> **Action item**: A single number is wanted: how many lines of the data below include the string "shown"?

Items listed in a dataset
=== Section Start ===

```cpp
struct brisk_hip_index {
    BriskParams P{};
    int device = 0;
    hipStream_t stream = nullptr;
    bool own_stream = false;
    std::string err;
    std::recursive_mutex call_mu;
    u64 n_parts = 0, n_buckets = 0;
    u64 max_batch_reads = 0;

    double* d_coef = nullptr;
// ... 442 lines not shown
                           (u32)HUGE_LIST_CAP);
        if (int lrc = launch_check(h, "k_need")) return lrc;
    }
    HIPCHK(h, fetch_ctr(h, &h->d_ctr->touched.need));
    HIPCHK(h, hipMemcpyAsync(&h->h_ctr->arena_used, h->ix.cursor, 8, hipMemcpyDeviceToHost, h->stream));
    h->h_ctr->n_huge = 0;
    if (huge_at) HIPCHK(h, hipMemcpyAsync(&h->h_ctr->n_huge, h->huge.p, 4, hipMemcpyDeviceToHost, h->stream));
    HIPCHK(h, hipStreamSynchronize(h->stream));
    h->arena_used_host = h->h_ctr->arena_used;
    const u32 n_huge = h->h_ctr->n_huge <= HUGE_LIST_CAP ? h->h_ctr->n_huge : 0u;
    h->ix.huge_at = n_huge ? huge_at : 0u;
    if ((rc = ensure_arena(h, h->h_ctr->touched.need + h->h_ctr->touched.need / 7 + (u64)h->insert_waves * ARENA_CHUNK))) return rc;
    {
        ProfScope ps(h, S_INSERT);
        HIPCHK(h, zero_ctr(h, &h->d_ctr->work));
        const u32 batches = (n_touched + WI_BATCH - 1) / WI_BATCH;
        static const u64 big_at = getenv("BRISK_INSERT_BIG_AT") ? (u64)atoll(getenv("BRISK_INSERT_BIG_AT")) : 64ull;
        const bool big = !bl && n_rec / n_touched > big_at;
        const RecSrc src{bl ? bl->bins : (u64*)h->parted.p, (const u64*)h->parted.p, bl ? bl->bin_cap : 0u};
        static const u32 wave_env = getenv("BRISK_INSERT_WAVES") ? (u32)atoi(getenv("BRISK_INSERT_WAVES")) : 0u;
        const bool sat = h->count_mode == BRISK_HIP_COUNTS_SATURATE;
        auto resident = [&](const void* fn, int cap_per_cu = 0) -> u32 {
            int per_cu = 0, cus = 0;
            if (hipOccupancyMaxActiveBlocksPerMultiprocessor(&per_cu, fn, 64, 0) != hipSuccess || per_cu <= 0) per_cu = 16;
            if (cap_per_cu && per_cu > cap_per_cu) per_cu = cap_per_cu;
            if (hipDeviceGetAttribute(&cus, hipDeviceAttributeMultiprocessorCount, h->device) != hipSuccess || cus <= 0) cus = 256;
            const u32 w = std::min<u32>((u32)per_cu * (u32)cus, h->insert_waves);
            static const bool dbg = getenv("BRISK_DEBUG_INSERT") != nullptr;
            if (dbg) fprintf(stderr, "[brisk_hip] k_insert: %d waves per CU x %d CUs resident, %u launched\n", per_cu, cus, wave_env ? std::min<u32>(w, wave_env) : w);
            return wave_env ? std::min<u32>(w, wave_env) : w;
        };
        static const bool generic_only = getenv("BRISK_INSERT_GENERIC") != nullptr;
        static const bool lean_off = getenv("BRISK_INSERT_LEAN") && !strcmp(getenv("BRISK_INSERT_LEAN"), "0");
        const bool lean = fresh && !generic_only && !lean_off && !h->entry_ids && !big && P.nw == 3 && P.kb == 49 && P.shift >= 1 && P.shift <= 4;
        if (lean) {
            if ((rc = ensure(h, h->left, (size_t)n_touched * 4))) return rc;
            static const bool dbg = getenv("BRISK_DEBUG_INSERT") != nullptr;
            if (dbg) {
                hipFuncAttributes fa{};
                int per_cu = 0;
                const void* fn = sat ? (const void*)k_insert_first<3, 49, 4, true> : (const void*)k_insert_first<3, 49, 4, false>;
                if (hipFuncGetAttributes(&fa, fn) == hipSuccess && hipOccupancyMaxActiveBlocksPerMultiprocessor(&per_cu, fn, 64, 0) == hipSuccess) {
                    fprintf(stderr, "[brisk_hip] k_insert_first: the occupancy query gives %d waves per CU, the kernel is built for at most %d\n", per_cu, 4 * WI_WAVES_PER_EU_FIRST_MAX);
                    per_cu = std::min(per_cu, 4 * WI_WAVES_PER_EU_FIRST_MAX);
                    fprintf(stderr, "[brisk_hip] k_insert_first: %d waves per CU, %d registers, %zu B of LDS, %zu B of scratch\n", per_cu, fa.numRegs, fa.sharedSizeBytes, fa.localSizeBytes);
                }
            }
        }
#define LAUNCH_INSERT_K(KERNEL, NW, KB, SH, SAT)                                                                                                                    \
    {                                                                                                                                                               \
        const dim3 grid(std::min<u32>(batches, resident((const void*)KERNEL<NW, KB, SH, SAT>)));                                                                  \
        hipLaunchKernelGGL((KERNEL<NW, KB, SH, SAT>), grid, dim3(64), 0, h->stream, P, src, (const PartDesc*)h->desc.p, n_touched, h->ix,                         \
                           h->d_ctr->work.wc);                                                                                                                      \
    }
#define LAUNCH_INSERT(NW, KB, SH)                                                                                                                                   \
    {                                                                                                                                                               \
        if (big && sat) LAUNCH_INSERT_K(k_insert_big, NW, KB, SH, true)                                                                                             \
        else if (big) LAUNCH_INSERT_K(k_insert_big, NW, KB, SH, false)                                                                                              \
        else if (sat) LAUNCH_INSERT_K(k_insert, NW, KB, SH, true)                                                                                                   \
        else LAUNCH_INSERT_K(k_insert, NW, KB, SH, false)                                                                                                           \
    }
#define LAUNCH_INSERT_FAST(NW, KB, SH)                                                                                                                              \
    {                                                                                                                                                               \
        if (big) LAUNCH_INSERT(NW, KB, SH)                                                                                                                          \
        else if (sat) LAUNCH_INSERT_K(k_insert_fast, NW, KB, SH, true)                                                                                              \
        else LAUNCH_INSERT_K(k_insert_fast, NW, KB, SH, false)                                                                                                      \
    }
#define LAUNCH_INSERT_LEAN_K(SH, SAT)                                                                                                                               \
    {                                                                                                                                                               \
        u32* const wc = h->d_ctr->work.wc;                                                                                                                          \
        u32* const n_left = &h->d_ctr->work.n_left;                                                                                                                 \
        const dim3 grid(std::min<u32>(batches, resident((const void*)k_insert_first<3, 49, SH, SAT>, 4 * WI_WAVES_PER_EU_FIRST_MAX)));                                                            \
        hipLaunchKernelGGL((k_insert_first<3, 49, SH, SAT>), grid, dim3(64), 0, h->stream, P, src, (const PartDesc*)h->desc.p, n_touched, h->ix, wc,                \
                           (u32*)h->left.p, n_left);                                                                                                                \
        if ((rc = launch_check(h, "k_insert_first"))) return rc;                                                                                                    \
        const dim3 grid2(std::min<u32>(batches, resident((const void*)k_insert_fast_listed<3, 49, SH, SAT>)));                                                     \
        hipLaunchKernelGGL((k_insert_fast_listed<3, 49, SH, SAT>), grid2, dim3(64), 0, h->stream, P, src, (const PartDesc*)h->desc.p, n_touched, h->ix, wc + 1,     \
                           (const u32*)h->left.p, (const u32*)n_left);                                                                                              \
    }
#define LAUNCH_INSERT_LEAN(SH)                                                                                                                                      \
    {                                                                                                                                                               \
        if (sat) LAUNCH_INSERT_LEAN_K(SH, true)                                                                                                                     \
        else LAUNCH_INSERT_LEAN_K(SH, false)                                                                                                                        \
    }
        if (lean && P.shift == 4) LAUNCH_INSERT_LEAN(4)
        else if (lean && P.shift == 3) LAUNCH_INSERT_LEAN(3)
        else if (lean && P.shift == 2) LAUNCH_INSERT_LEAN(2)
        else if (lean) LAUNCH_INSERT_LEAN(1)
        else if (!generic_only && P.nw == 3 && P.kb == 49 && P.shift == 4) LAUNCH_INSERT_FAST(3, 49, 4)
        else if (!generic_only && P.nw == 3 && P.kb == 49 && P.shift == 3) LAUNCH_INSERT_FAST(3, 49, 3)
        else if (!generic_only && P.nw == 3 && P.kb == 49 && P.shift == 2) LAUNCH_INSERT_FAST(3, 49, 2)
        else if (!generic_only && P.nw == 3 && P.kb == 49 && P.shift == 1) LAUNCH_INSERT_FAST(3, 49, 1)
        else if (!generic_only && P.nw == 2 && P.kb == 17 && P.shift == 4) LAUNCH_INSERT_FAST(2, 17, 4)
        else if (!generic_only && P.nw == 2 && P.kb == 17 && P.shift == 5) LAUNCH_INSERT_FAST(2, 17, 5)
        else if (!generic_only && P.nw == 2 && P.kb == 17 && P.shift == 6) LAUNCH_INSERT_FAST(2, 17, 6)
        else if (!generic_only && P.nw == 2 && P.kb == 20 && P.shift == 0) LAUNCH_INSERT_FAST(2, 20, 0)
        else LAUNCH_INSERT(0, 0, 0)
#undef LAUNCH_INSERT_LEAN
#undef LAUNCH_INSERT_LEAN_K
#undef LAUNCH_INSERT_FAST
#undef LAUNCH_INSERT
#undef LAUNCH_INSERT_K
        if ((rc = launch_check(h, big ? "k_insert_big" : "k_insert"))) return rc;
        if (h->trace) {
            std::string path = big ? "k_insert_big (in-place collapse for partitions of > 128 records)" : "k_insert";
            if (lean) {
                HIPCHK(h, fetch_ctr_sync(h, &h->d_ctr->work.n_left));
                const u32 n_left = h->h_ctr->work.n_left;
                path = "k_insert_first (fresh index): " + std::to_string(n_touched - n_huge - n_left) + " partitions lean, " + std::to_string(n_left) + " left over to k_insert";
            }
            fprintf(stderr, "[brisk_hip] path: insert of %llu records (%s layout, histogram %s) into %u partitions: %s, %u partitions to k_insert_huge\n", (unsigned long long)n_rec,
                    bl ? "binned" : "classic", have_hist ? "from the scan" : "counted here", n_touched, path.c_str(), n_huge);
        }
        if (n_huge) {
            if (sat) hipLaunchKernelGGL(k_insert_huge<true>, dim3(std::min<u32>(n_huge, 256u)), dim3(HG_THREADS), 0, h->stream, P, src, (const PartDesc*)h->desc.p,
                                        (const u32*)h->huge.p + 1, (const u32*)h->huge.p, h->ix);
            else hipLaunchKernelGGL(k_insert_huge<false>, dim3(std::min<u32>(n_huge, 256u)), dim3(HG_THREADS), 0, h->stream, P, src, (const PartDesc*)h->desc.p,
                                    (const u32*)h->huge.p + 1, (const u32*)h->huge.p, h->ix);
            if ((rc = launch_check(h, "k_insert_huge"))) return rc;
        }
    }
    h->nb_skmers += n_rec;
    h->dir_snapshot_valid = false;
    return BRISK_HIP_OK;
}

int launch_scan(brisk_hip_index* h, const u32* d_packed, const u64* d_starts, u64 n_items, const ScanOut& out, bool query_mode, bool plain,
                const ChunkCtl& cc, bool pos = false) {
    ProfScope ps(h, S_SCAN);
    if (plain && !pos) {
        BriskParams P = h->P;
        if (out.ret) {
            P.ext_bits -= P.cls_bits;
            P.cls_bits = 0;
        }
        hipLaunchKernelGGL(k_scan, dim3(nblocks(n_items, SCAN_BLOCK)), dim3(SCAN_BLOCK), 0, h->stream, P, d_packed, d_starts, n_items, h->d_coef,
                           out, query_mode ? 1 : 0);
    } else {
        const u32 bt = h->scan_waves * 64;
        const dim3 grid(nblocks(n_items, bt)), block(bt);
#define LAUNCH_SCAN2(NCH, MODE, KK, MM) \
    hipLaunchKernelGGL((k_scan2<NCH, MODE, KK, MM>), grid, block, h->scan_lds - scan_fixed_tabs(MM) * 8, h->stream, h->P, h->scfg, d_packed, d_starts, n_items, h->d_tabs, out, cc)
#define LAUNCH_SCAN2_MODES(NCH, KK, MM)                    \
    {                                                      \
        if (pos && cc.vreads) LAUNCH_SCAN2(NCH, 4, KK, MM);  \
// ... 3145 lines not shown
```

### brisk_amd/csrc/brisk_insert.hip

```cpp
#ifndef ARENA_CHUNK
#define ARENA_CHUNK 16384u
#endif
#ifndef INSERT_SLOTS
#define INSERT_SLOTS 8192u
#endif
#ifndef WI_WAVES_PER_EU
#define WI_WAVES_PER_EU 4
#endif
#ifdef BRISK_PHASE_PROF
__device__ unsigned long long g_phase[16];
#define PHASE_DECL unsigned long long ph_acc[12] = {0, 0, 0, 0, 0, 0, 0, 0, 0, 0, 0, 0}; unsigned long long ph_last = __builtin_amdgcn_s_memtime(); u32 dbg_cnt[16] = {0, 0, 0, 0, 0, 0, 0, 0, 0, 0, 0, 0, 0, 0, 0, 0};
#define PHASE(i) { const unsigned long long t_ = __builtin_amdgcn_s_memtime(); ph_acc[i] += t_ - ph_last; ph_last = t_; }
__device__ unsigned long long g_cnt[16];
#define PHASE_FLUSH { PHASE(10) if (threadIdx.x == 0) { _Pragma("unroll") for (int q_ = 0; q_ < 12; q_++) atomicAdd(&g_phase[q_], ph_acc[q_]); \
                                                         _Pragma("unroll") for (int q_ = 0; q_ < 16; q_++) atomicAdd(&g_cnt[q_], (unsigned long long)dbg_cnt[q_]); } }
#define CNT(i, v) dbg_cnt[i] += (v);
#else
#define PHASE_DECL
#define PHASE(i)
#define PHASE_FLUSH
#define CNT(i, v)
#endif
struct IndexDev {
    u64* keys;
// ... 196 lines not shown
                    hh[it] = (hh[it] + 1) & (tsize - 1);
                }
            }
        }
    }
}
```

=== Section End ===

> **Result for this task**: 3